enum esr_op_kind { ESR_OP_CONV = 1, ESR_OP_PACK = 2, ESR_OP_LAYOUT = 3, ESR_OP_NOISE_FILL = 4,
                   ESR_OP_WGRAD = 5, ESR_OP_BN = 6, ESR_OP_POOL = 7, ESR_OP_LINEAR = 8,
                   ESR_OP_UNPERMUTE = 9, ESR_OP_PACK_BATCH = 10,
                   ESR_OP_RDB_CHAIN = 11, ESR_OP_FRAG_GATHER = 12, ESR_OP_RDB_WGRAD = 13,
                   ESR_OP_RDB_CHAIN_BWD = 14  };

#define ESR_OPF_SIDE 1
#define ESR_OPF_SIDE_FREE 2

#define ESR_OPF_FOLLOW 4

typedef struct esr_op {
  int32_t kind;
  int32_t flags;
  union {
    esr_conv conv;
    esr_pack pack;
    esr_layout layout;
    esr_noise_fill noise_fill;
    esr_wgrad wgrad;
    esr_bn bn;
    esr_pool pool;
    esr_linear linear;
    esr_unpermute unpermute;
    esr_pack_batch pack_batch;
    esr_rdb_chain rdb_chain;
    esr_frag_gather frag_gather;
    esr_rdb_wgrad rdb_wgrad;
  } u;
} esr_op;

void esr_g32_dims(int32_t H, int32_t W, int32_t* Hp, int32_t* Wp);

int esr_conv_forward(const esr_conv* p, esr_stream_t stream);
int esr_pack_conv_weights(const esr_pack* p, esr_stream_t stream);
int esr_convert_layout(const esr_layout* p, esr_stream_t stream);
int esr_fill_noise(const esr_noise_fill* p, esr_stream_t stream);
int esr_conv_wgrad(const esr_wgrad* p, esr_stream_t stream);
int esr_conv_wgrad_multi(const esr_wgrad* items, int32_t n, esr_stream_t stream);
int esr_batchnorm(const esr_bn* p, esr_stream_t stream);
int esr_maxpool2(const esr_pool* p, esr_stream_t stream);
int esr_linear_op(const esr_linear* p, esr_stream_t stream);
int esr_grad_unpermute(const esr_unpermute* p, esr_stream_t stream);
int esr_adam_step(const esr_adam* p, esr_stream_t stream);
int esr_amp_step(const esr_amp* p, esr_stream_t stream);
int esr_resample_axis(const esr_resample* p, esr_stream_t stream);
int esr_pack_conv_weights_batch(const esr_pack_batch* p, esr_stream_t stream);
int esr_rdb_forward(const esr_rdb_chain* p, esr_stream_t stream);
int esr_rdb_backward(const esr_rdb_chain* p, esr_stream_t stream);
size_t esr_rdb_mask_bytes(int32_t B, int32_t H, int32_t W);
int esr_rdb_check_abort(void);
int esr_debug_hold_cus(int32_t n_workgroups, const uint32_t* release, uint32_t max_ms, uint32_t* started, esr_stream_t stream);
int esr_debug_mfma_probe(const void* operands, int32_t iters, uint64_t* clk2, float* sink, int32_t n_workgroups, esr_stream_t stream);
int esr_debug_rdb_wgrad_follow(const struct esr_rdb_wgrad* p, const uint32_t* flags, int32_t tiles_x, int32_t tiles_y, esr_stream_t stream);
int esr_debug_device_alias(int32_t alias);
uint64_t esr_debug_chain_order_waits(void);
size_t esr_rdb_workspace_bytes(int32_t B, int32_t H, int32_t W);
size_t esr_rdb_weight_stream_bytes(int32_t dtype);
int esr_rdb_max_tiles_per_image(void);
int esr_gather_fragments(const esr_frag_gather* g, esr_stream_t stream);
int esr_rdb_wgrad_run(const esr_rdb_wgrad* p, esr_stream_t stream);
int64_t esr_rdb_wgrad_workspace_elems(int32_t B, int32_t H, int32_t W, int32_t n_blocks);
int esr_image_metrics(const esr_img_metrics* p, esr_stream_t stream);

int esr_l1_loss_forward(const esr_l1_loss* p, esr_stream_t stream);
int esr_ragan_loss_forward(const esr_ragan_loss* p, esr_stream_t stream);

int esr_run_ops(const esr_op* ops, int32_t n, esr_stream_t stream);
int64_t esr_wgrad_workspace_elems(const esr_op* ops, int32_t n);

# WHAT TO WORK ON
Everything starting at the line containing "int esr_debug_device_alias(int32_t alias);" and ending at the line containing "int esr_l1_loss_forward(const esr_l1_loss*" in the records above should be repeated exactly, and only that.

# RESPONSE
int esr_debug_device_alias(int32_t alias);
uint64_t esr_debug_chain_order_waits(void);
size_t esr_rdb_workspace_bytes(int32_t B, int32_t H, int32_t W);
size_t esr_rdb_weight_stream_bytes(int32_t dtype);
int esr_rdb_max_tiles_per_image(void);
int esr_gather_fragments(const esr_frag_gather* g, esr_stream_t stream);
int esr_rdb_wgrad_run(const esr_rdb_wgrad* p, esr_stream_t stream);
int64_t esr_rdb_wgrad_workspace_elems(int32_t B, int32_t H, int32_t W, int32_t n_blocks);
int esr_image_metrics(const esr_img_metrics* p, esr_stream_t stream);

int esr_l1_loss_forward(const esr_l1_loss* p, esr_stream_t stream);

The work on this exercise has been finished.